Yo era un mocito veinteañero cuando Marshall McLuhan dijo aquello de que el medio es el mensaje, lo cual se popularizó en una suerte de tautología amable: el mensaje está en el medio. Dicho con más precisión: porque no está en los extremos, ni en el emisor ni en el receptor sino en el medio, en el justo medio donde se dice lo que se dice.
Otros fueron mocitos cuando yo y mis contemporáneos ya no lo éramos, cuando Baudrillard dijo que el mundo posmoderno no era real, irreal ni surreal sino hiperreal. No lo conocemos porque nos lleva al éxtasis, algo que está más allá del conocimiento. Es mejor porque lo supera y es peor porque no admite ser penetrado, o sea que tiene una especie de blindaje sacro, como las palabras de un ensalmo o un encantamiento. No deja de ser eficaz, vaya que no.
Tampoco son ineficaces los conjuros de las indias panameñas que facilitan el parto. Baudrillard llegó a conclusiones similares: la guerra de Irak nunca ocurrió simplemente porque ocurren las cosas reales, irreales o surreales, pero no las hiperreales. Pasan de largo por una pantalla de televisión. Simplemente eso. Y, en pleno salón, sobre un mueble de Ikea y vaso con bourbon en mano, caemos en éxtasis. Esto es: el alma se escinde del cuerpo, el cuerpo resta inane en el sillón y el alma huye hacia la pantalla.
No quito ni pongo nada de las recetas para ambas mocedades. Simplemente, constato que se trata de un remaquillaje de una verdad antigua, tan antigua que se ha vuelto clásica y tiene una clase muy definida, por lo cual admite sinónimos. Esa categoría es la retórica, el arte de persuadir. Consiste en elegir el medio apropiado al mensaje para que resulte verosímil o sea que parezca verdad aunque no lo sea, porque necesitamos actuar en nombre de algunas verdades y luego ya veremos si eran erróneas o correctas.

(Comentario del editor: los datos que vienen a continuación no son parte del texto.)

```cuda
template <bool A_MN, bool B_MN, int EPI>
static int launch_inst(const GemmTmaps& tm, const GemmArgs& args, int num_work, cudaStream_t stream) {
  constexpr int STAGES = StageCount::value;
  using L = SmemLayout<STAGES>;
  auto kfn = gemm_kernel<A_MN, B_MN, EPI>;
  static bool attr_set = false;
  if (!attr_set) {
    VLPK_CUDA(cudaFuncSetAttribute(kfn, cudaFuncAttributeMaxDynamicSharedMemorySize, L::DYN_BYTES));
    attr_set = true;
  }
  const int max_ctas = gemm_sms();
  const int ctas = num_work < max_ctas ? num_work : max_ctas;
  LaunchScope scope(A_MN ? CAT_GEMM_WGRAD : (B_MN ? CAT_GEMM_DGRAD : CAT_GEMM_FWD), 2.0 * args.M * args.N * args.K, stream);
  VLPK_CUDA(launch_ex(kfn, dim3(ctas), dim3(NUM_THREADS), L::DYN_BYTES, stream, 1, tm, args));
  return 0;
}

static int dispatch(const GemmDesc& g, const GemmTmaps& tm, const GemmArgs& args, int num_work, cudaStream_t s) {
  if (!g.a_mn && !g.b_mn) {
    switch (g.epi) {
      case EPI_STORE: return launch_inst<false, false, EPI_STORE>(tm, args, num_work, s);
      case EPI_GELU: return launch_inst<false, false, EPI_GELU>(tm, args, num_work, s);
      case EPI_RELU: return launch_inst<false, false, EPI_RELU>(tm, args, num_work, s);
      default: break;
    }
  } else if (!g.a_mn && g.b_mn) {
    switch (g.epi) {
      case EPI_STORE: return launch_inst<false, true, EPI_STORE>(tm, args, num_work, s);
      case EPI_ADD: return launch_inst<false, true, EPI_ADD>(tm, args, num_work, s);
      case EPI_MUL: return launch_inst<false, true, EPI_MUL>(tm, args, num_work, s);
      case EPI_DRELU: return launch_inst<false, true, EPI_DRELU>(tm, args, num_work, s);
      case EPI_REDUCE_F32: return launch_inst<false, true, EPI_REDUCE_F32>(tm, args, num_work, s);
      default: break;
    }
  } else if (g.a_mn && g.b_mn) {
    if (g.epi == EPI_REDUCE_F32) return launch_inst<true, true, EPI_REDUCE_F32>(tm, args, num_work, s);
    if (g.epi == EPI_STORE) return launch_inst<true, true, EPI_STORE>(tm, args, num_work, s);
  }
  set_error("gemm: unsupported (a_mn=%d, b_mn=%d, epi=%d) combination", (int)g.a_mn, (int)g.b_mn, g.epi);
  return -1;
}

static double tile_cost(int M, int N, int total_kb, int splits, bool reduce) {
  const int num_m = (M + BM - 1) / BM;
  const int num_n = (N + BN - 1) / BN;
  const long long tiles = static_cast<long long>(num_m) * num_n * splits;
  const int slots = gemm_sms();
  const long long rounds = (tiles + slots - 1) / slots;
  const int kb_per = (total_kb + splits - 1) / splits;
  const double mainloop = kb_per * (128.0 + double(BN));
  const double epi = (reduce ? 3.0 : 1.5) * BN;
  return rounds * (mainloop + epi + 60.0);
}

int plan_gemm(const GemmDesc& g, int* bn_out, int* splits_out) {
  const int seg_rows = g.nseg > 1 ? g.b_seg_rows : (g.b_mn ? g.K : g.N);
  const int total_kb = (g.K + BK - 1) / BK;
  const bool reduce = (g.epi == EPI_REDUCE_F32);
  VLPK_CHECK_ARG(g.bn == 0 || g.bn == BN, "gemm: no valid tile configuration (bn=%d; tiles are %d wide)", g.bn, BN);
  VLPK_CHECK_ARG(g.nseg == 1 || seg_rows % (g.b_mn ? BK : BN) == 0, "gemm: segment rows %d not tile aligned", seg_rows);
  int splits = 1;
  if (reduce) {
    const int max_s = total_kb / 8 > 0 ? total_kb / 8 : 1;
    if (g.splits > 0) {
      splits = g.splits < max_s ? g.splits : max_s;
    } else {
      double best = 1e300;
      for (int s = 1; s <= max_s; ++s) {
        const double c = tile_cost(g.M, g.N, total_kb, s, reduce);
        if (c < best) {
          best = c;
          splits = s;
        }
      }
    }
  }
  if (splits > total_kb) splits = total_kb;
  {
    const int kb_per = (total_kb + splits - 1) / splits;
    splits = (total_kb + kb_per - 1) / kb_per;
  }
  *bn_out = BN;
  *splits_out = splits;
  return 0;
}

int launch_gemm(const GemmDesc& g, cudaStream_t stream) {
  VLPK_CHECK_ARG(g.M > 0 && g.N > 0 && g.K > 0, "gemm: empty problem M=%d N=%d K=%d", g.M, g.N, g.K);
  VLPK_CHECK_ARG(g.N % 8 == 0, "gemm: N=%d must be a multiple of 8", g.N);
  VLPK_CHECK_ARG(g.nseg >= 1 && g.nseg <= 3, "gemm: nseg=%d", g.nseg);
  const int seg_rows = g.nseg > 1 ? g.b_seg_rows : (g.b_mn ? g.K : g.N);
  const bool reduce = (g.epi == EPI_REDUCE_F32);
  VLPK_CHECK_ARG(g.splits <= 1 || reduce, "gemm: split-K needs EPI_REDUCE_F32");
  VLPK_CHECK_ARG(g.b_rows == 0 || (g.nseg == 1 && g.b_rows <= (g.b_mn ? g.K : g.N)), "gemm: b_rows=%d needs a single B segment", g.b_rows);

  int bn = BN, splits = 1;
  VLPK_TRY(plan_gemm(g, &bn, &splits));

  GemmTmaps tm;
  memset(&tm, 0, sizeof(tm));
  if (!g.a_mn) {
    VLPK_TRY(make_tmap_2d(&tm.a, TM_BF16, g.A, g.K, g.M, g.lda, BK, BM));
  } else {
    VLPK_TRY(make_tmap_2d(&tm.a, TM_BF16, g.A, g.M, g.K, g.lda, 64, BK));
  }
  for (int s = 0; s < g.nseg; ++s) {
    if (!g.b_mn) {
      const int rows = g.nseg > 1 ? seg_rows : (g.b_rows > 0 ? g.b_rows : g.N);
      VLPK_TRY(make_tmap_2d(&tm.b[s], TM_BF16, g.B[s], g.K, rows, g.ldb, BK, bn));
    } else {
      const int rows = g.nseg > 1 ? seg_rows : (g.b_rows > 0 ? g.b_rows : g.K);
      VLPK_TRY(make_tmap_2d(&tm.b[s], TM_BF16, g.B[s], g.N, rows, g.ldb, 64, BK));
    }
  }
  for (int s = g.nseg; s < 3; ++s) tm.b[s] = tm.b[0];
  if (reduce) {
    VLPK_CHECK_ARG(g.split_stride == 0 || (g.split_stride % 4 == 0 && g.split_stride >= static_cast<int64_t>(g.M) * g.ldd0),
                   "gemm: split_stride %lld must be a multiple of 4 and cover M x ldd0", (long long)g.split_stride);
    const uint64_t dims[3] = {static_cast<uint64_t>(g.N), static_cast<uint64_t>(g.M), static_cast<uint64_t>(g.split_stride ? splits : 1)};
    const uint64_t strides[2] = {static_cast<uint64_t>(g.ldd0) * 4,
                                 static_cast<uint64_t>(g.split_stride ? g.split_stride : static_cast<int64_t>(g.M) * g.ldd0) * 4};
    const uint32_t box[3] = {32, 64, 1};
    VLPK_TRY(make_tmap(&tm.d0, TM_F32, 3, g.D0, dims, strides, box));
    tm.d1 = tm.d0;
  } else {
    VLPK_TRY(make_tmap_2d(&tm.d0, TM_BF16, g.D0, g.N, g.M, g.ldd0, 64, 64));
    if (g.epi == EPI_GELU) {
      VLPK_CHECK_ARG(g.D1 != nullptr, "gemm: EPI_GELU needs D1");
      VLPK_TRY(make_tmap_2d(&tm.d1, TM_BF16, g.D1, g.N, g.M, g.ldd1, 64, 64));
    } else {
      tm.d1 = tm.d0;
    }
  }
  VLPK_CHECK_ARG(g.colsum == nullptr || (!reduce && g.epi != EPI_GELU), "gemm: colsum fusion is for single-output bf16 epilogues");
  if (g.epi == EPI_ADD || g.epi == EPI_MUL || g.epi == EPI_DRELU) {
    VLPK_CHECK_ARG(g.aux != nullptr && (g.ld_aux % 8) == 0 && (reinterpret_cast<uintptr_t>(g.aux) & 15u) == 0,
                   "gemm: aux must be 16-byte aligned with ld %% 8 == 0");
  }

  GemmArgs a;
  a.M = g.M;
  a.N = g.N;
  a.K = g.K;
  a.b_seg_rows = seg_rows;
  a.splits = splits;
  a.split_slices = (reduce && g.split_stride > 0) ? 1 : 0;
  for (int s = 0; s < 3; ++s) a.bias[s] = (s < g.nseg) ? g.bias[s] : nullptr;
  a.aux = g.aux;
  a.ld_aux = g.ld_aux;
  a.relu_scale = g.relu_scale;
  a.colsum = g.colsum;
  a.drop = g.drop;

  const int num_m = (g.M + BM - 1) / BM;
  const int num_n = (g.N + bn - 1) / bn;
  const int num_work = num_m * num_n * splits;
  return dispatch(g, tm, a, num_work, stream);
}

}
```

En todo caso, lo importante es que funcionen como verdades, lo que Ortega llamaría creencias, diferenciándolas de las meras ideas. El pintor de la cueva de Altamira eligió representar a un bisonte y darle un color que un español denominaría butano y un argentino, tango. Qué valor suasorio tendrían para sus compañeros de cueva no lo sabemos y quizá no lo sabremos nunca. Pero que era un mocito que sabía elegir el medio del mensaje y la hiperrealidad de aquel animal que sólo existía en el muro de una caverna, de eso me permito estar persuadido. Soy víctima de la retórica, demandante de la retórica, gozoso receptor de retóricas. Un animal retórico como el pintor de Altamira.